In Switzerland, data about natural persons is managed in a decentralized manner and falls under various jurisdictions. Some personal data is stored in the population registers of cantons and municipalities, while other data (e.g., the AHV number) is managed in systems at the federal level. Therefore, using information from different registers is often cumbersome and time-consuming. Linked Data technology could offer a solution here; however, it cannot be used without careful consideration for protected data, such as personal information, and requires additional security mechanisms.

What is Linked (Open) Data?

Linked Data is a technology that connects and relates information – similar to a network. It is based on standards such as RDF (Resource Description Framework) and SPARQL (a query language for RDF), which were published by the W3C. [1] [2] The goal is to store datasets in a decentralized manner and make them interoperable.

The most well-known form is Linked Open Data (LOD), where data is made publicly accessible for free use. An example of LOD in Switzerland is the LINDAS service (Linked Data Service) of the Swiss Federal Archives, through which data, for example on forest fire danger or electricity prices, can be accessed. [3] [4] [5] However, this model is not suitable for sensitive information such as personal data, as it lacks inherent mechanisms for access control and thus data protection.

Advantages of Linked Data for Personal Data

The use of Linked Data has significant potential, for example in the management of personal data. Simplified data exchange between different authorities could replace complex and individual interfaces or ensure greater reliability.

One example is the collection of radio and television fees: this requires data from different registers to be combined. Since the fees are charged per household, queries are necessary both to the UPI register (Unique Person Identifier, specifically the AHV number) and to the individual municipal population registers, as only these know a person’s registration status.

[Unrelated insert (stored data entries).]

class FC(nn.Sequential):

    def __init__(self, in_size, out_size, activation=nn.ReLU(inplace=True), bn=None, init=None, preact=False,
                 name=""):
        super().__init__()
        fc = nn.Linear(in_size, out_size, bias=bn is None)
        if init is not None:
            init(fc.weight)
        if bn is None:
            nn.init.zeros_(fc.bias)
        norm = None
        if bn is not None:
            norm = get_norm_layer(bn, 1, in_size=in_size if preact else out_size)
        _assemble(self, name, "fc", fc, norm, activation, preact)


class SharedMLP(nn.Sequential):

    def __init__(self, args, bn=None, activation=nn.ReLU(inplace=True), preact=False, first=False, name=""):
        super().__init__()
        for i, (c_in, c_out) in enumerate(zip(args[:-1], args[1:])):
            bare = first and preact and i == 0
            self.add_module(name + "layer%d" % i,
                            Conv2d(c_in, c_out, bn=None if bare else bn, activation=None if bare else activation,
                                   preact=preact))


def _shared_mlp_run(self, x, pool, first=None):
    from ..fused import (act16_middle_ok, group_norm_act, group_norm_act_maxpool, norm_act_conv, norm_act_conv_available,
                         norm_act_conv_pool, norm_act_conv_pool_available, pointwise_conv)
    layers = list(self.children())
    pending = None

    def flush(p, last):
        y, stats, gn, relu, extremes = p
        if y.dtype is torch.bfloat16:
            from ..fused import act16_leave
            y, extremes = act16_leave(y), None
        if last and pool:
            return group_norm_act_maxpool(y, gn, relu, stats, extremes)
        return group_norm_act(y, gn, relu, stats)

    def block(layer):
        conv_name, norm_name, relu = layer._names
        return getattr(layer, conv_name), getattr(layer, norm_name)[0], relu

    skip = False
    for li, layer in enumerate(layers):
        if skip:
            skip = False
            continue
        fusable = isinstance(layer, _ConvNd) and layer._gn_fuse
        if (fusable and li == 0 and first is None and len(layers) >= 2 + (1 if pool else 0)
                and isinstance(layers[1], _ConvNd) and layers[1]._gn_fuse):
            from ..fused import first_pair_available, first_pair_conv
            (conv, gn, relu), (conv2, gn2, relu2) = block(layer), block(layers[1])
            if first_pair_available(x, conv, gn, conv2, gn2):
                y, stats = first_pair_conv(x, conv, gn, relu, conv2, gn2)
                pending, skip = (y, stats, gn2, relu2, None), True
                continue
        if not fusable:
            if pending is not None:
                x, pending = flush(pending, False), None
            x = layer(x)
            continue
        conv_name, norm_name, relu = layer._names
        conv, gn = getattr(layer, conv_name), getattr(layer, norm_name)[0]
        extremes = None
        if pending is not None and pending[0].dtype is torch.bfloat16:
            tail = pool and li == len(layers) - 1
            ok = (norm_act_conv_pool_available(pending[0], pending[2], conv, gn) if tail else
                  (act16_middle_ok(pending[0], pending[2], conv) and li < len(layers) - 1))
            if not ok:
                from ..fused import act16_leave
                pending = (act16_leave(pending[0]),) + tuple(pending[1:4]) + (None,)
        if pending is not None and norm_act_conv_available(pending[0], pending[2], conv):
            if pool and li == len(layers) - 1 and pending[0].dim() == 4 and pending[0].shape[-1] in (16, 32, 64):
                if norm_act_conv_pool_available(pending[0], pending[2], conv, gn):
                    return norm_act_conv_pool(pending[0], pending[1], pending[2], pending[3], conv, gn, relu)
                y, stats, extremes = norm_act_conv(pending[0], pending[1], pending[2], pending[3], conv, gn,
                                                   pool=pending[0].shape[-1])
            else:
                y, stats = norm_act_conv(pending[0], pending[1], pending[2], pending[3], conv, gn)
        else:
            if pending is not None:
                x, pending = flush(pending, False), None
            y, stats = first(conv, gn) if (first is not None and li == 0) else pointwise_conv(x, conv, gn)
        pending = (y, stats, gn, relu, extremes)
    if pending is not None:
        return flush(pending, True)
    return x.max(dim=-1)[0] if pool else x


def _shared_mlp_forward(self, x):
    return _shared_mlp_run(self, x, False)


def _shared_mlp_forward_maxpool(self, x, first=None):
    return _shared_mlp_run(self, x, True, first)


def _shared_mlp_first_layer(self):
    layers = list(self.children())
    if not layers or not (isinstance(layers[0], _ConvNd) and layers[0]._gn_fuse):
        return None
    conv_name, norm_name, _ = layers[0]._names
    return getattr(layers[0], conv_name), getattr(layers[0], norm_name)[0]


SharedMLP.forward = _shared_mlp_forward
SharedMLP.forward_maxpool = _shared_mlp_forward_maxpool
SharedMLP.first_layer = _shared_mlp_first_layer
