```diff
@@ -152,11 +153,22 @@
     while (hi < F && tok_depth(rt[(int64_t)hi * n]) >= d) ++hi;
 }
 
+KC_HD inline void key_phase(const Chunk &ch, int32_t r, int32_t lane, int32_t team) {
+    if (load_status(ch, r)) return;
+    const int32_t F = (int32_t)ch.fcount[r], n = ch.n;
+    const Tok *rt = ch.toks + (int64_t)ch.slot[r] * n;
+    for (int32_t j = lane; j < F; j += team) {
+        const Tok &t = rt[(int64_t)j * n];
+        ch.kword[ch.slot[r] + j] = key_word(ch.text + t.kstart, t.klen);
+    }
+}
+
 KC_HD inline void type_phase(const Chunk &ch, int32_t r, int32_t lane, int32_t team) {
     if (load_status(ch, r)) return;
     const int32_t F = (int32_t)ch.fcount[r], n = ch.n;
     const bool flat = ch.nest[r] == 0;
     const Tok *rt = ch.toks + (int64_t)ch.slot[r] * n;
+    const uint64_t *kw = ch.kword + ch.slot[r];
     for (int32_t j = lane; j < F; j += team) {
         const Tok *row = rt + (int64_t)j * n;
         const uint32_t k0 = row[0].kind, d = tok_depth(row[0]);
@@ -194,15 +206,24 @@
         int32_t lo, hi;
         sibling_range(rt, n, F, ref, d, flat, lo, hi);
         uint32_t rank = 0, after = 0;
+        const uint64_t w = kw[ref];
         for (int32_t i = lo; i < hi; ++i) {
-            const Tok &o = rt[(int64_t)i * n];
-            if (i == ref || (!flat && (tok_depth(o) != d || is_close(o.kind)))) continue;
+            if (i == ref) continue;
+            if (!flat) {
+                const Tok &o = rt[(int64_t)i * n];
+                if (tok_depth(o) != d || is_close(o.kind)) continue;
+            }
             if (elem) {
                 rank += i < ref ? 1u : 0u;
                 after += i > ref ? 1u : 0u;
                 continue;
             }
-            const int cmp = key_compare(ch.text + o.kstart, o.klen, key, klen);
+            const uint64_t wi = kw[i];
+            int cmp = wi < w ? -1 : (wi > w ? 1 : 0);
+            if (cmp == 0) {
+                const Tok &o = rt[(int64_t)i * n];
+                cmp = key_compare(ch.text + o.kstart, o.klen, key, klen);
+            }
             if (cmp == 0) {
                 decline(ch, r, D_DUP_KEY);
                 return;
@@ -419,18 +440,26 @@
         const uint32_t d = ch.fdesc[ch.slot[r] + j], kind = fdesc_kind(d), g = fdesc_gidx(d);
         if (kind == F_VOTE_STR) {
             int8_t *cells = ch.vcells + ((int64_t)ch.vbase[r] + g) * n;
+            uint64_t word[KC_MAX_CANDIDATES];
+            uint8_t first[KC_MAX_CANDIDATES];
             int32_t n_classes = 0;
             for (int32_t c = 0; c < n; ++c) {
                 if (row[c].kind == K_NULL) {
                     cells[c] = (int8_t)KC_CODE_NONE;
                     continue;
                 }
+                const uint8_t *v = ch.text + row[c].vstart;
+                const uint64_t w = sanitized_word(v, row[c].vlen);
                 int32_t code = -1;
-                for (int32_t p = 0; p < c && code < 0; ++p)
-                    if (row[p].kind != K_NULL && cells[p] >= 0 &&
-                        sanitized_equal(ch.text + row[p].vstart, row[p].vlen, ch.text + row[c].vstart, row[c].vlen))
-                        code = cells[p];
-                cells[c] = (int8_t)(code >= 0 ? code : n_classes++);
+                for (int32_t k = 0; k < n_classes && code < 0; ++k)
+                    if (word[k] == w && ((w >> 56) <= 7u || sanitized_equal(ch.text + row[first[k]].vstart, row[first[k]].vlen, v, row[c].vlen)))
+                        code = k;
+                if (code < 0) {
+                    code = n_classes++;
+                    word[code] = w;
+                    first[code] = (uint8_t)c;
+                }
+                cells[c] = (int8_t)code;
             }
         } else if (kind == F_VOTE_BOOL) {
             int8_t *cells = ch.vcells + ((int64_t)ch.vbase[r] + g) * n;
@@ -844,6 +873,7 @@
 
 template <class Team>
 KC_HD void table_phases(const Chunk &ch, int32_t r, const Team &tm, bool first_round) {
+    tm.each([&](int32_t lane) { key_phase(ch, r, lane, tm.size); });
     tm.each([&](int32_t lane) { type_phase(ch, r, lane, tm.size); });
     tm.each([&](int32_t lane) { order_phase(ch, r, lane, tm.size); });
     tm.leader([&] { slots_phase(ch, r, first_round); });
```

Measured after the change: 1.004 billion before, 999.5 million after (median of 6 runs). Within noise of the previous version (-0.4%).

Decentralized Personal Data with Linked Data

The namesake project of the Bern University of Applied Sciences and the Federal Chancellery has developed the necessary foundations to enable use cases like this through Linked Data. [6] The “O” is removed – the data is no longer open, instead the Linked Data technology is used for sensitive data.

After an initial requirements analysis and the development of various use cases, the market for triplestores (database systems for Linked Data) was examined. The focus was on access control and rights management capabilities, which are necessary for data protection. Both commercial solutions and open source software were compared. The spectrum ranged from non-existent to very comprehensive capabilities. However, no uniform standards were identified, requiring specific approaches depending on the triplestore used. This is suboptimal for a nationwide architecture.

Architecture Variants

Based on the insights gained so far, various architecture variants were developed:

  • Standardization of a triplestore: A uniform triplestore for all participants would standardize an approach to access control. However, this approach is not flexible enough.
  • Config Engine: In this variant, a dedicated language for access control would be defined. Access rules would then be described according to this and translated via software for specific triplestores. This solution would be conceivable but requires a high degree of standardization.
  • SPARQL Proxy: This variant was implemented as a prototype in the project. See next section.
  • Data modeling / Separation: Access can also be restricted through appropriate data modeling. However, this requires data adaptation and is error-prone.
  • Data encryption: As the last examined possibility, data could also be protected through encryption. This presents similar problems to data modeling, plus additional ones such as necessary key management.

Prototype: SPARQL Proxy

The SPARQL Proxy is a concept that provides an intermediary at the SPARQL query level. It acts as an “intelligent filter”: Positioned between the triplestore and the requesting entity, an incoming SPARQL query is checked by the proxy and restricted according to the entity’s permissions. The modified query then queries the actual triplestore. The original query is then reapplied to the received response data, and the result is returned to the requesting entity. This step is necessary to preserve the basic structure of the queried data.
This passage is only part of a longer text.